Despite its appeal, research suggests that the option to directly copy others' investments can significantly increase risk-taking behaviour among retail investors. A 2020 experiment highlighted that providing information on others' success and the ability to copy them directly led to a notable rise in risk exposure. A key concern is that the individuals being copied are typically not professional financial advisers, meaning their investment decisions are just as susceptible to common amateur mistakes. Bige Kahraman, an associate professor of finance at the Saïd Business School in the University of Oxford, points out that retail investors often 'realise gains too soon, but if it's a losing stock, they hold onto it too long, and this means they underperform'. Copying such behaviour can lead to collective underperformance, increased tax liabilities, and higher overall costs for those mirroring these strategies.

Furthermore, some copy trading services, notably eToro's CopyTrader, include access to highly speculative and volatile products such as cryptocurrencies and Contracts for Difference (CFDs). These investments are not permitted within a tax-efficient Individual Savings Account (ISA) wrapper due to their high-risk nature. The Financial Conduct Authority (FCA) has issued strong warnings regarding these products, stating that 'Crypto and CFDs are complex, high-risk products and consumers should understand that they may lose the money they invest in them.' The regulator further mandates that firms offering these services must ensure customers clearly comprehend the associated risks before trading, and take additional steps to assess suitability when customers are copying another's strategy, aligning with their Consumer Duty requirements.

For UK households and businesses, the implications of engaging in copy trading without a full understanding of the risks are significant.
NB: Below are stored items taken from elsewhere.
#ifndef PF_BAND
#define PF_BAND 64
#endif
__global__ __launch_bounds__(256) void k_prefilter(const uint8_t* __restrict__ img1, const uint8_t* __restrict__ img2,
                                                   int W, int H, int pitch, size_t frame_stride, int ft,
                                                   uint4* __restrict__ rec)
{
    __shared__ uint8_t sI[2][2][256];
    __shared__ unsigned short sGR[2][2][256];
    const int t = threadIdx.x, f = blockIdx.z;
    const int x = blockIdx.x * 252 - 2 + t;
    const int xc = min(max(x, 0), W - 1);
    const bool xin = x > 0 && x < W - 1;
    const int ya = blockIdx.y * PF_BAND, yb = min(ya + PF_BAND, H);
    const uint8_t* I0 = img1 + f * frame_stride + xc;
    const uint8_t* I1 = img2 + f * frame_stride + xc;
    auto ld = [&](int y) -> uint32_t {
        const size_t o = (size_t)min(max(y, 0), H - 1) * pitch;
        return (uint32_t)I0[o] | ((uint32_t)I1[o] << 8);
    };
    int dm[2], d0[2], r0[2];
    {
        const uint32_t vm = ld(ya - 1), v0 = ld(ya);
// ... 8 lines not shown
            r0[im] = (v0 >> (8 * im)) & 0xFF;
        }
        __syncthreads();
    }
    uint32_t nxt = ld(ya + 1);
    int gp[2] = { 0, 0 }, rp[2] = { 0, 0 };
    const int tl = max(t - 1, 0), tr = min(t + 1, 255);
    for (int y = ya; y <= yb; y++) {
        const int par = y & 1;
        const uint32_t ve = nxt;
        nxt = ld(y + 2);
        sI[par][0][t] = (uint8_t)ve; sI[par][1][t] = (uint8_t)(ve >> 8);
        sGR[par][0][t] = (unsigned short)(gp[0] | (rp[0] << 8));
        sGR[par][1][t] = (unsigned short)(gp[1] | (rp[1] << 8));
        __syncthreads();
        uint32_t out[4];
#pragma unroll
        for (int im = 0; im < 2; im++) {
            const int g = gp[im], r = rp[im];
            const int lo = sGR[par][im][tl], hi = sGR[par][im][tr];
            int gl = g, gr = g, rl = r, rr = r;
            if (x > 0) { gl = (g + (lo & 0xFF)) >> 1; rl = (r + (lo >> 8)) >> 1; }
            if (x < W - 1) { gr = (g + (hi & 0xFF)) >> 1; rr = (r + (hi >> 8)) >> 1; }
            const int g0 = min(min(gl, gr), g), g1 = max(max(gl, gr), g);
            const int q0 = min(min(rl, rr), r), q1 = max(max(rl, rr), r);
            out[2 * im] = (uint32_t)g | ((uint32_t)g0 << 8) | ((uint32_t)g1 << 16);
            out[2 * im + 1] = (uint32_t)r | ((uint32_t)q0 << 8) | ((uint32_t)q1 << 16);
            const int de = (int)sI[par][im][tr] - (int)sI[par][im][tl];
            const int dup = y > 0 ? dm[im] : d0[im];
            const int ddn = y < H - 1 ? de : d0[im];
            gp[im] = xin ? min(max(2 * d0[im] + dup + ddn, -ft), ft) + ft : ft;
            rp[im] = xin ? r0[im] : ft;
            dm[im] = d0[im]; d0[im] = de; r0[im] = (ve >> (8 * im)) & 0xFF;
        }
        if (y > ya && t >= 2 && t <= 253 && x < W)
            st_stream(rec + ((size_t)f * H + (y - 1)) * W + x, make_uint4(out[0], out[1], out[2], out[3]));
    }
}

template <int LPC> struct CostGeo {
    static constexpr int EP = 64 / LPC, NP = EP / 2, COLS = 512 / LPC, OUT = COLS - 4, NREC = COLS + 64;
};
#ifndef V3D_COST_LPC
#define V3D_COST_LPC 8
#endif

__device__ __forceinline__ uint32_t bt_pair(uint32_t U, uint32_t U0, uint32_t U1, uint32_t V, uint32_t V0, uint32_t V1)
{
    const uint32_t a = pk_max(pk_subu_sat(U, V1), pk_subu_sat(V0, U));
    const uint32_t b = pk_max(pk_subu_sat(V, U1), pk_subu_sat(U0, V));
    return pk_min(a, b);
}

#ifndef V3D_COST_WAVES
#define V3D_COST_WAVES 6
#endif
template <int LPC>
__global__ __launch_bounds__(512, V3D_COST_WAVES) void k_cost(const uint4* __restrict__ rec,
                                              int W, int H, int W1, int lofs, int band_h, int P2, unsigned char* __restrict__ C, int xcd_order)
{
    typedef CostGeo<LPC> G;
    constexpr int EP = G::EP, NP = G::NP, COLS = G::COLS, OUT = G::OUT, NREC = G::NREC;
    typedef typename VecT<EP>::type vec_t;
    constexpr int RROW = (NREC + 4) / 2, RCOPY = 6 * RROW + (LPC == 8 ? 3 : 0), RBUF = 2 * RCOPY;
    __shared__ __attribute__((aligned(8))) uint32_t sRV[2 * RBUF];
    __shared__ __attribute__((aligned(8))) uint32_t sUL[2][COLS][6];
    __shared__ vec_t sPix[2][COLS][LPC];

    const int tid = threadIdx.x, col = tid / LPC, dq = tid % LPC;
    int bxi = blockIdx.x, byi = blockIdx.y, bzi = blockIdx.z;
    if (xcd_order) xcd_tile(bxi, byi, bzi);
    const int xr0 = bxi * OUT;
    const int ys = byi * band_h, ye = min(ys + band_h, H);
    const int f = bzi;
    const uint32_t* rf = reinterpret_cast<const uint32_t*>(rec + (size_t)f * H * W);
    unsigned char* Cf = C + (size_t)f * c_frame(H, W1);
    static_assert(LPC == 8, "the store packs a lane's 8 disparities into one 12-byte field");

    const int xrc = min(max(xr0 - 2 + col, 0), W1 - 1);
    const int k0 = NREC - 66 - (xrc - xr0) + EP * dq;
    const int rcopy = k0 & 1, rk = k0 - rcopy;
    const int rv_off = rcopy * RCOPY + rk / 2;
    const bool out_col = (col >= 2) && (col < 2 + OUT) && (xr0 - 2 + col < W1);
    const int hc = min(max(col, 2), COLS - 3);
    const int nrows = (ye - ys) + 4;

    const int half = tid & 1, ri = tid >> 1, lt = (tid - 256) >> 1;
    const bool ld_right = ri < NREC, ld_left = tid >= 256 && lt < COLS;
    uint32_t ld_a = 0, ld_b = 0;
    int st_off = 0;
    if (ld_right) {
        ld_a = 4 * min(max(xr0 - 1 + ri, 0), W - 1) + 2 + half;
        ld_b = 4 * min(max(xr0 - 2 + ri, 0), W - 1) + 2 + half;
        const int k = NREC - 1 - ri;
        st_off = (k & 1) * RCOPY + 3 * half * RROW + (k >> 1);
    } else if (ld_left) {
        ld_a = ld_b = 4 * (min(max(xr0 - 2 + lt, 0), W1 - 1) + lofs) + half;
        st_off = lt * 6 + 3 * half;
    }
    const bool ld_any = ld_right || ld_left;
    auto stage = [&](int b, uint2 rec) {
        if (ld_right) {
#pragma unroll
            for (int j = 0; j < 3; j++)
                sRV[b * RBUF + st_off + j * RROW] = __builtin_amdgcn_perm(rec.y, rec.x, 0x0c000c00u | (uint32_t)j | ((uint32_t)(4 + j) << 16));
        } else if (ld_left) {
#pragma unroll
            for (int j = 0; j < 3; j++)
                (&sUL[b][0][0])[st_off + j] = __builtin_amdgcn_perm(rec.x, rec.x, 0x0c000c00u | (uint32_t)j | ((uint32_t)j << 16));
        }
    };
    const __amdgpu_buffer_rsrc_t rs_rec = buf_rsrc(rf, (uint32_t)H * W * 16u), rs_c = buf_rsrc(Cf, (uint32_t)c_frame(H, W1));
    const uint32_t la = ld_any ? ld_a * 4u : V3D_BUF_OOB, lb = ld_any ? ld_b * 4u : V3D_BUF_OOB;
    auto fetch = [&](int k) -> uint2 {
        const uint32_t ro = (uint32_t)min(max(ys - 2 + min(k, nrows - 1), 0), H - 1) * W * 16u;
        return make_uint2(buf_load_u32(rs_rec, ro + la), buf_load_u32(rs_rec, ro + lb));
    };
    if (ld_any) stage(0, fetch(0));
    uint2 nr[2];
    nr[1] = fetch(1); nr[0] = fetch(2);
    __syncthreads();

    uint32_t ring[5][NP], vs[NP];
#pragma unroll
    for (int j = 0; j < NP; j++) { vs[j] = 0u;
#pragma unroll
        for (int i = 0; i < 5; i++) ring[i][j] = 0u; }
    const uint32_t st_col = out_col ? (uint32_t)((xr0 - 2 + col) * C_PXB + c_lane_off<EP>(dq)) : V3D_BUF_OOB;

    for (int k10 = 0; k10 < nrows; k10 += 10) {
#pragma unroll
      for (int s10 = 0; s10 < 10; s10++) {
        const int k = k10 + s10;
        if (k >= nrows) break;
        const int slot = s10 % 5, buf = s10 & 1;

        uint32_t pix[NP];
#pragma unroll
        for (int pl = 0; pl < 2; pl++) {
            uint32_t U[3], V[3][NP];
#pragma unroll
            for (int i = 0; i < 3; i++) {
                U[i] = sUL[buf][col][3 * pl + i];
                const uint32_t* pr = &sRV[buf * RBUF + rv_off + (3 * pl + i) * RROW];
#pragma unroll
                for (int j = 0; j < NP; j++) V[i][j] = pr[j];
            }
#pragma unroll
            for (int j = 0; j < NP; j++) {
                const uint32_t c = bt_pair(U[0], U[1], U[2], V[0][j], V[1][j], V[2][j]);
                pix[j] = pl == 0 ? c : pix[j] + pk_shr_u(c, 2);
            }
            if (pl == 0) { if (NP == 4) asm volatile("" : "+v"(pix[0]), "+v"(pix[1]), "+v"(pix[NP - 2]), "+v"(pix[NP - 1]) :: "memory");
                           else asm volatile("" : "+v"(pix[0]), "+v"(pix[NP - 1]) :: "memory"); }
        }
        sPix[buf][col][dq] = Packer<NP>::go(pix);

        if (k + 1 < nrows && ld_any) stage(buf ^ 1, nr[buf ^ 1]);
        nr[buf ^ 1] = fetch(k + 3);
        __syncthreads();

        {
            uint32_t h[NP], w[NP];
            vec_unpack<NP>(sPix[buf][hc - 2][dq], h);
#pragma unroll
            for (int t = -1; t <= 2; t++) {
                vec_unpack<NP>(sPix[buf][hc + t][dq], w);
#pragma unroll
                for (int j = 0; j < NP; j++) h[j] += w[j];
            }
#pragma unroll
            for (int j = 0; j < NP; j++) { vs[j] += h[j] - ring[slot][j]; ring[slot][j] = h[j]; }
            const uint32_t st_row = k >= 4 ? (uint32_t)c_row(ys + k - 4, W1) : V3D_BUF_OOB;
            const uint32_t st_off = __builtin_elementwise_add_sat(st_col, st_row);
            {
                uint32_t t[NP];
#pragma unroll
                for (int j = 0; j < NP; j++)
                    asm("v_bfi_b32 %0, %1, %2, %3" : "=v"(t[j]) : "s"(0xFFFu), "v"(vs[j]), "v"(vs[j] >> 4));
                const v3d_u32x3_a4 pk = { __builtin_amdgcn_perm(t[1], t[0], 0x04020100u), __builtin_amdgcn_perm(t[2], t[1], 0x05040201u),
                                          __builtin_amdgcn_perm(t[NP - 1], t[2], 0x06050402u) };
                __builtin_amdgcn_raw_buffer_store_b96(pk, rs_c, st_off, 0, 2);
            }
        }
      }
    }
}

While the allure of potentially higher returns by mimicking seemingly successful investors is strong, the reality can be increased financial exposure and potential losses. This is particularly pertinent in a volatile economic climate, where the Bank of England's interest rate decisions and broader market fluctuations already present challenges for savers and investors. The FTSE 100, while not directly impacted by individual copy trading decisions, reflects the broader market sentiment and economic health that can influence the performance of underlying assets within copied portfolios. Savers seeking stable returns and mortgage holders managing their finances need to be especially cautious about strategies that could amplify risk unnecessarily.

Why this matters: This matters for UK households and businesses as it highlights the hidden dangers of a popular investment trend, potentially leading to significant financial losses for those seeking easy routes to investment success. Understanding these risks is crucial for protecting personal finances.

What this means for you: What this means for you: As a UK investor, engaging in copy trading without thorough research and understanding of the underlying risks could lead to unexpected losses and increased tax liabilities. Always consult a qualified financial adviser before making investment decisions.